* **TASK PROMPT**
Read through the listing, and wherever a line holds the word "items", return it.

* **RECORDS PROVIDED**
[Start of Attachment]

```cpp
__global__ __launch_bounds__(256) void refine_select(const uint32_t* list, uint32_t n, uint32_t count, double tol,
                                                     uint32_t may_grow, double* cur, const double* fresh,
                                                     uint32_t* counts, uint8_t* flags, uint32_t* blk) {
    __shared__ uint32_t s_buf[kRefineBlock];
    const uint32_t i = blockIdx.x * kRefineBlock + threadIdx.x;
    uint32_t act = 0u;
    if (i < n) {
        const size_t p = list ? list[i] : i;
        double e = __builtin_huge_val();
        if (count >= 2u) {
            e = 0.0;
            for (uint32_t ch = 0; ch < 3u; ++ch) e = fmax(e, fabs(fresh[3u * p + ch] - cur[3u * p + ch]));
        }
        for (uint32_t ch = 0; ch < 3u; ++ch) cur[3u * p + ch] = fresh[3u * p + ch];
        act = (e > tol && may_grow != 0u) ? 1u : 0u;
        counts[p] = count;
        flags[i] = (uint8_t)act;
    }
    uint32_t total = 0u;
    (void)refine_block_scan(act, s_buf, &total);
    if (threadIdx.x == 0u) blk[blockIdx.x] = total;
}

__global__ __launch_bounds__(256) void refine_scan(uint32_t* blk, uint32_t nb, uint32_t* ret) {
    __shared__ uint32_t s_buf[kRefineBlock];
    uint32_t carry = 0u;
    for (uint32_t base = 0; base < nb; base += kRefineBlock) {
        const uint32_t idx = base + threadIdx.x;
        const uint32_t v = idx < nb ? blk[idx] : 0u;
        uint32_t total = 0u;
        const uint32_t ex = refine_block_scan(v, s_buf, &total);
        if (idx < nb) blk[idx] = carry + ex;
        carry += total;
    }
    if (threadIdx.x < 4u) ret[threadIdx.x] = threadIdx.x == 0u ? carry : 0u;
}

__global__ __launch_bounds__(256) void refine_scatter(const uint32_t* list, uint32_t n, const uint8_t* flags,
                                                      const uint32_t* off, uint32_t* next, uint32_t* retired) {
    __shared__ uint32_t s_buf[kRefineBlock];
    const uint32_t first = blockIdx.x * kRefineBlock, i = first + threadIdx.x;
    const uint32_t act = i < n ? (uint32_t)flags[i] : 0u;
    uint32_t total = 0u;
    const uint32_t rank = refine_block_scan(act, s_buf, &total);
    if (i >= n) return;
    const uint32_t p = list ? list[i] : i;
    const uint32_t a0 = off[blockIdx.x];
    if (act) next[a0 + rank] = p;
    else retired[(first - a0) + (threadIdx.x - rank)] = p;
}

__global__ __launch_bounds__(256) void refine_expand(const uint32_t* act, uint32_t n_act, uint32_t* counts,
                                                     uint32_t done, uint32_t target, uint32_t base, uint32_t S,
                                                     uint32_t nsub, MapItem* items) {
    const uint32_t i = blockIdx.x * kRefineBlock + threadIdx.x;
    if (i >= n_act) return;
    const uint32_t p = act[i];
    counts[p] = target;
    for (uint32_t j = 0; j < nsub; ++j) {
        const uint32_t a = base + j * S, b = a + S;
        items[(size_t)i * nsub + j] = MapItem{p, a > done ? a : done, b < target ? b : target, 0u};
    }
}

}
```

[End of Attachment]

* **SOLUTION TO THIS EXERCISE**
                                                     uint32_t nsub, MapItem* items) {
        items[(size_t)i * nsub + j] = MapItem{p, a > done ? a : done, b < target ? b : target, 0u};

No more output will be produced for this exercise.